template <typename T>
__global__ void axpby_kernel(const T* __restrict__ a, const T* __restrict__ b, T* __restrict__ out, float alpha, float beta,
                             const float* __restrict__ alpha_dev, const float* __restrict__ beta_dev, size_t nvec, size_t n) {
    constexpr int VE = VecTraits<T>::VE;
    if (alpha_dev) alpha = alpha_dev[0];
    if (beta_dev) beta = beta_dev[0];
    for (size_t i = (size_t)blockIdx.x * blockDim.x + threadIdx.x; i < nvec; i += (size_t)gridDim.x * blockDim.x) {
        if ((i + 1) * VE <= n) {
            float va[VE], vb[VE];
            VecTraits<T>::load(a + i * VE, va);
            if (b) {
                VecTraits<T>::load(b + i * VE, vb);
#pragma unroll
                for (int j = 0; j < VE; ++j) va[j] = alpha * va[j] + beta * vb[j];
            } else {
#pragma unroll
                for (int j = 0; j < VE; ++j) va[j] = alpha * va[j];
            }
            VecTraits<T>::store(out + i * VE, va);
        } else {
            for (size_t k = i * VE; k < n; ++k) {
                float t = alpha * to_f(a[k]) + (b ? beta * to_f(b[k]) : 0.f);
                out[k] = from_f<T>(t);
            }
        }
    }
}
static int axpby_launch(const void* a, const void* b, void* out, float alpha, float beta, const float* alpha_dev, const float* beta_dev,
                        size_t n, int dtype, void* stream) {
    hipStream_t st = (hipStream_t)stream;
    SGX_NOTE(0.0, (b ? 3.0 : 2.0) * (dtype == SGX_F32 ? 4.0 : 2.0) * n, "axpby %zu", n);
    if (n == 0) return 0;
    if (dtype == SGX_F32) {
        size_t nvec = (n + 3) / 4;
        hipLaunchKernelGGL(axpby_kernel<float>, dim3(grid_all(nvec)), dim3(256), 0, st, (const float*)a, (const float*)b, (float*)out, alpha, beta, alpha_dev, beta_dev, nvec, n);
    } else {
        size_t nvec = (n + 7) / 8;
        hipLaunchKernelGGL(axpby_kernel<bf16_t>, dim3(grid_all(nvec)), dim3(256), 0, st, (const bf16_t*)a, (const bf16_t*)b, (bf16_t*)out, alpha, beta, alpha_dev, beta_dev, nvec, n);
// ... 1041 lines not shown
    if (dtype == SGX_F32) hipLaunchKernelGGL(rgb_out_kernel<float>, dim3(g), dim3(256), sh, st, (const float*)x, w, sj, sc, wscale, bias, img, npix, C, lpp, low, H, W, alpha, beta, ab_dev);
    else hipLaunchKernelGGL(rgb_out_kernel<bf16_t>, dim3(g), dim3(256), sh, st, (const bf16_t*)x, w, sj, sc, wscale, bias, img, npix, C, lpp, low, H, W, alpha, beta, ab_dev);
    SGX_LAUNCH_CHECK("rgb_out");
    return 0;
}
extern "C" int sgx_rgb_out(const void* x, const float* w, int sj, int sc, float wscale, const float* bias, float* img, size_t npix, int C, int dtype, void* stream) {
    SGX_NOTE(6.0 * npix * C, npix * (12.0 + (dtype == SGX_F32 ? 4.0 : 2.0) * C), "rgb_out %zux%d", npix, C);
    return rgb_out_launch(x, w, sj, sc, wscale, bias, img, npix, C, dtype, nullptr, 1, 1, 1.f, 0.f, nullptr, (hipStream_t)stream);
}
extern "C" int sgx_rgb_out_fade(const void* x, const float* w, int sj, int sc, float wscale, const float* bias, const float* low, float alpha,
                                float beta, const float* ab_dev, float* img, int B, int H, int W, int C, int dtype, void* stream) {
    SGX_REQUIRE(x && w && low && img && B > 0 && H > 0 && W > 0 && H % 2 == 0 && W % 2 == 0, SGX_EINVAL, "rgb_out_fade: bad arguments (%dx%d)", H, W);
    const size_t npix = (size_t)B * H * W;
    SGX_NOTE(6.0 * npix * C, npix * (12.0 + 3.0 + (dtype == SGX_F32 ? 4.0 : 2.0) * C), "rgb_out+fade %zux%d", npix, C);
    return rgb_out_launch(x, w, sj, sc, wscale, bias, img, npix, C, dtype, low, H, W, alpha, beta, ab_dev, (hipStream_t)stream);
}
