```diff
+    auto flush_freq = [&]() { LFOR(l) if (facc[l] && l < 15) { atomicAdd(&c.tables[acc_table].freq[l << 4], facc[l]); facc[l] = 0u; } };
+    for (uint32_t q = 0; q < CSH_ACR_SLOTS; q++) {
+        if (!((okm >> (4u * q)) & 15u)) continue;
+        for (uint32_t i = 4u * q; i < 4u * q + 4u; i++) {
+            if (!((okm >> i) & 1u)) continue;
+            const uint64_t s0 = (uint64_t(lget(s_hi, i)) << 32) | lget(s_lo, i), e0 = (uint64_t(lget(e_hi, i)) << 32) | lget(e_lo, i);
+            const uint32_t wk = lget(work, i), table_base = lget(table, i);
+            if (wk != acc_work) { if (acc_work != 0xFFFFFFFFu) CSH_ACR_PATH(5); flush_freq(); acc_work = wk; acc_table = table_base; }
+            if (!e0) continue;
+            const uint64_t s1 = (uint64_t(lget(n_hi, i)) << 32) | lget(n_lo, i);
+            const uint32_t prev_top = lget(prev, i), w0 = lget(word, i), ubase = lget(unit_base, i), nun = lget(nunits, i), sc4 = lget(scan4, i), first_chunk = lget(first, i), wbase = lget(word_base, i);
+            const uint32_t Ah = (sc4 >> 16) & 255u;
+            uint32_t *freq = c.tables[table_base].freq;
+            LV<int> my_nb;
+            LFOR(b) {
+                my_nb[b] = -1;
+                const uint32_t u = (w0 << 6) + uint32_t(b);
+                if (u < nun) {
+                    const int bit = b;
+                    const bool prev_eob = bit ? ((e0 >> (bit - 1)) & 1) != 0 : prev_top != 0u;
+                    const bool start = ((e0 >> bit) & 1) && (((s0 >> bit) & 1) || !prev_eob);
+                    if (start) {
+                        const uint64_t a0 = bit == 63 ? 0ull : (s0 & (~0ull << (bit + 1)));
+                        uint32_t next = 0xFFFFFFFFu;
+                        if (a0) next = (w0 << 6) + uint32_t(__ffsll((unsigned long long)a0) - 1);
+                        else if (s1) next = ((w0 + 1) << 6) + uint32_t(__ffsll((unsigned long long)s1) - 1);
+                        if (next != 0xFFFFFFFFu && next > nun) next = nun;
+                        const uint32_t len = next == 0xFFFFFFFFu ? 0xFFFFFFFFu : next - u;
+                        if (len <= 14u || (len < 0x7FFFu && Ah == 0)) {
+                            c.eobrun[ubase + u] = uint16_t(len);
+                            my_nb[b] = bitlen32(len) - 1;
+                            CSH_ACR_PATH(0);
+                        } else {
+                            ScanWork w; w.unit_base = ubase; w.word_base = wbase; w.nunits = nun; w.first_chunk = first_chunk; w.table_base = table_base;
+                            EncScan sc; sc.Ss = uint8_t(sc4); sc.Se = uint8_t(sc4 >> 8); sc.Ah = uint8_t(sc4 >> 16); sc.Al = uint8_t(sc4 >> 24);
+                            uint32_t t;
+                            if (eob_run_end(c.sym_bits + wbase, nun, u, CSH_LONG_RUN_WORDS, t)) {
+                                CSH_ACR_PATH(1); if (Ah) CSH_ACR_PATH(2);
+                                eob_run_serial(c, w, sc, u, t, [&](uint32_t run, uint32_t owner) {
+                                    const int nb = bitlen32(run) - 1;
+                                    atomicAdd(&freq[nb << 4], 1u); atomicAdd(&c.slot_eobh[size_t(first_chunk + (owner >> 8)) * 16u + uint32_t(nb)], 1u);
+                                });
+                            } else { CSH_ACR_PATH(4); uint32_t e = atomicAdd(c.long_cnt, 1u); c.long_runs[2 * e] = wk; c.long_runs[2 * e + 1] = u; }
+                        }
+                    }
+                }
+            }
+            for (int nb = 0; nb < 4; nb++) {
+                const uint32_t n = popc64(lballot([&](int b) { return my_nb[b] == nb; }));
+                LFOR(l) if (l == nb) mine[l] += n;
+            }
+            if (lballot([&](int b) { return my_nb[b] >= 4; })) {
+                for (int nb = 4; nb < 15; nb++) {
+                    const uint32_t n = popc64(lballot([&](int b) { return my_nb[b] == nb; }));
+                    LFOR(l) if (l == nb) mine[l] += n;
+                }
+            }
+        }
+        LFOR(l) if (mine[l] && l < 15) { atomicAdd(&c.slot_eobh[size_t(cs0 + q) * 16u + uint32_t(l)], mine[l]); facc[l] += mine[l]; mine[l] = 0u; }
+    }
+    flush_freq();
 }
 __global__ void __launch_bounds__(64) k_ac_runs_long(EncCtx c) {
     const uint32_t n = *c.long_cnt;
@@ -1045,7 +1144,8 @@
 void launch_tokens(hipStream_t st, const EncCtx &c) { if (c.nechunks) CSH_LAUNCH_PHASED(k_tokens, 6, dim3(c.nechunks), dim3(256), st, c); }
 void launch_ac_runs(hipStream_t st, const EncCtx &c) {
     if (!c.nslots) return;
-    CSH_LAUNCH(k_ac_runs, dim3((c.nslots + 3) / 4), dim3(256), st, c);
+    if (c.ac_runs_slot) CSH_LAUNCH(k_ac_runs, dim3((c.nslots + 3) / 4), dim3(256), st, c);
+    else CSH_LAUNCH(k_ac_runs_words, dim3((c.nslots + 4u * CSH_ACR_SLOTS - 1u) / (4u * CSH_ACR_SLOTS)), dim3(4 * CSP_WAVE_THREADS), st, c);
 #ifdef CSH_EMUL
     CSH_LAUNCH(k_ac_runs_long, dim3(64), dim3(1), st, c);
 #else
diff --git a/caesium-clt_amd/csrc/kernels.h b/caesium-clt_amd/csrc/kernels.h
--- a/caesium-clt_amd/csrc/kernels.h
+++ b/caesium-clt_amd/csrc/kernels.h
@@ -151,6 +151,7 @@
     const uint32_t *ref_runs;
     uint32_t nref_runs;
     uint32_t list_run;
+    uint32_t ac_runs_slot;
     uint32_t nz_build, nz_filter;
 };
 enum : uint32_t { TK_SYM = 0u, TK_RAW = 1u, TK_ACF = 2u, TK_REF = 3u, TK_EOB = 4u };
diff --git a/caesium-clt_amd/csrc/pipeline.cpp b/caesium-clt_amd/csrc/pipeline.cpp
--- a/caesium-clt_amd/csrc/pipeline.cpp
+++ b/caesium-clt_amd/csrc/pipeline.cpp
@@ -25,6 +25,8 @@
 extern "C" void csh_emul_set_reverse(int r) { csh_emul_reverse = r; }
 namespace csh { extern int csh_emul_jacobi; }
 extern "C" void csh_emul_set_jacobi(int j) { csh::csh_emul_jacobi = j; }
+namespace csh { extern uint32_t csh_emul_ac_paths[8]; }
+extern "C" void csh_emul_ac_paths(uint32_t *out) { for (int i = 0; i < 8; i++) { out[i] = csh::csh_emul_ac_paths[i]; csh::csh_emul_ac_paths[i] = 0u; } }
 #endif
 
 using namespace csh;
```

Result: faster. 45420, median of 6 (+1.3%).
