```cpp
void HivedCore::addAllocatedPodShared(const PodSpec& s, const BindInfo& info,
                                      const std::shared_ptr<const BindInfo>* shared,
                                      const std::string& podKey) {
  OpGuard opGuard(this);
  int podIndex = 0;
  bool releasable = true;
  Group* g = nullptr;
  auto it = groups_.find(s.groupName);
  if (it != groups_.end()) {
    g = it->second.get();
    if (g->state == GState::Preempting) allocatePreemptingGroup(g, podKey);
    podIndex = getAllocatedPodIndex(info, s.leafCellNumber);
    if (podIndex == -1) return;
  } else {
    g = createAllocatedGroup(s, info, podKey);
    podIndex = getAllocatedPodIndex(info, s.leafCellNumber);
    if (podIndex == -1) {
      podIndex = 0;
      releasable = false;
    }
  }
  setPodSlot(g, s.leafCellNumber, podIndex, releasable, podKey,
             shared != nullptr ? *shared : std::make_shared<const BindInfo>(info));
}

void HivedCore::deleteAllocatedPod(const PodSpec& s, const BindInfo& info,
                                   const std::string& podKey) {
  OpGuard opGuard(this);
  auto it = groups_.find(s.groupName);
  if (it == groups_.end()) return;
  Group* g = it->second.get();
  int podIndex = getAllocatedPodIndex(info, s.leafCellNumber);
  if (podIndex == -1) return;
  clearPodSlot(g, s.leafCellNumber, podIndex);
  if (allPodsReleased(g->allocatedPods)) {
    deleteAllocatedGroup(g, podKey);
  }
}

bool HivedCore::deleteAllocatedPodByKey(const std::string& podKey) {
  auto it = podIndex_.find(podKey);
  if (it == podIndex_.end()) return false;
  const PodSlotRef ref = it->second;
  OpGuard opGuard(this);
  if (!ref.releasable) return true;
  podIndex_.erase(it);
  ref.group->allocatedPods[ref.leafCellNum][ref.podIndex] = AllocatedPod{};
  if (allPodsReleased(ref.group->allocatedPods)) {
    deleteAllocatedGroup(ref.group, podKey);
  }
  return true;
}

void HivedCore::setPodSlot(Group* g, int leafCellNum, int podIndex, bool releasable,
                           const std::string& podKey, std::shared_ptr<const BindInfo> info) {
  auto& slots = g->allocatedPods[leafCellNum];
  if (podIndex >= static_cast<int>(slots.size())) slots.resize(podIndex + 1);
  AllocatedPod& slot = slots[podIndex];
  if (slot.present && slot.key != podKey) clearPodSlot(g, leafCellNum, podIndex);
  slot.present = true;
  slot.key = podKey;
  slot.node = info->node;
  slot.bindInfo = std::move(info);
  podIndex_[podKey] = PodSlotRef{g, leafCellNum, podIndex, releasable};
}

void HivedCore::clearPodSlot(Group* g, int leafCellNum, int podIndex) {
  auto& slots = g->allocatedPods[leafCellNum];
  if (podIndex >= static_cast<int>(slots.size())) return;
  AllocatedPod& slot = slots[podIndex];
  if (slot.present) {
    auto it = podIndex_.find(slot.key);
    if (it != podIndex_.end() && it->second.group == g &&
        it->second.leafCellNum == leafCellNum && it->second.podIndex == podIndex) {
      podIndex_.erase(it);
    }
// ... 442 lines not shown
```

hivedscheduler_amd/core/bindings.cpp:

```cpp
#include <pybind11/pybind11.h>
#include <pybind11/stl.h>

#include <climits>
#include <cstring>
#include <functional>
#include <mutex>

#include "core.hpp"

namespace py = pybind11;
using namespace hived;

namespace {

std::string dstr(const py::dict& d, const char* key, const std::string& def = "") {
  if (!d.contains(key)) return def;
  py::object v = d[key];
  if (v.is_none()) return def;
  return py::cast<std::string>(py::str(v));
}
long long dint(const py::dict& d, const char* key, long long def = 0) {
  if (!d.contains(key)) return def;
  py::object v = d[key];
  if (v.is_none()) return def;
// ... 115 lines not shown
};
Names N{};

PyObject* internName(const char* s) {
  PyObject* o = PyUnicode_InternFromString(s);
  if (o == nullptr) throw py::error_already_set();
  return o;
}
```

## What the task asks:
Between the first line of the entries above and the line with "size_t nvec = (n + 7) / 8;", both included, copy every line exactly and nothing outside that range.

## Task response:
template <typename T>
__global__ void axpby_kernel(const T* __restrict__ a, const T* __restrict__ b, T* __restrict__ out, float alpha, float beta,
                             const float* __restrict__ alpha_dev, const float* __restrict__ beta_dev, size_t nvec, size_t n) {
    constexpr int VE = VecTraits<T>::VE;
    if (alpha_dev) alpha = alpha_dev[0];
    if (beta_dev) beta = beta_dev[0];
    for (size_t i = (size_t)blockIdx.x * blockDim.x + threadIdx.x; i < nvec; i += (size_t)gridDim.x * blockDim.x) {
        if ((i + 1) * VE <= n) {
            float va[VE], vb[VE];
            VecTraits<T>::load(a + i * VE, va);
            if (b) {
                VecTraits<T>::load(b + i * VE, vb);
#pragma unroll
                for (int j = 0; j < VE; ++j) va[j] = alpha * va[j] + beta * vb[j];
            } else {
#pragma unroll
                for (int j = 0; j < VE; ++j) va[j] = alpha * va[j];
            }
            VecTraits<T>::store(out + i * VE, va);
        } else {
            for (size_t k = i * VE; k < n; ++k) {
                float t = alpha * to_f(a[k]) + (b ? beta * to_f(b[k]) : 0.f);
                out[k] = from_f<T>(t);
            }
        }
    }
}
static int axpby_launch(const void* a, const void* b, void* out, float alpha, float beta, const float* alpha_dev, const float* beta_dev,
                        size_t n, int dtype, void* stream) {
    hipStream_t st = (hipStream_t)stream;
    SGX_NOTE(0.0, (b ? 3.0 : 2.0) * (dtype == SGX_F32 ? 4.0 : 2.0) * n, "axpby %zu", n);
    if (n == 0) return 0;
    if (dtype == SGX_F32) {
        size_t nvec = (n + 3) / 4;
        hipLaunchKernelGGL(axpby_kernel<float>, dim3(grid_all(nvec)), dim3(256), 0, st, (const float*)a, (const float*)b, (float*)out, alpha, beta, alpha_dev, beta_dev, nvec, n);
    } else {
        size_t nvec = (n + 7) / 8;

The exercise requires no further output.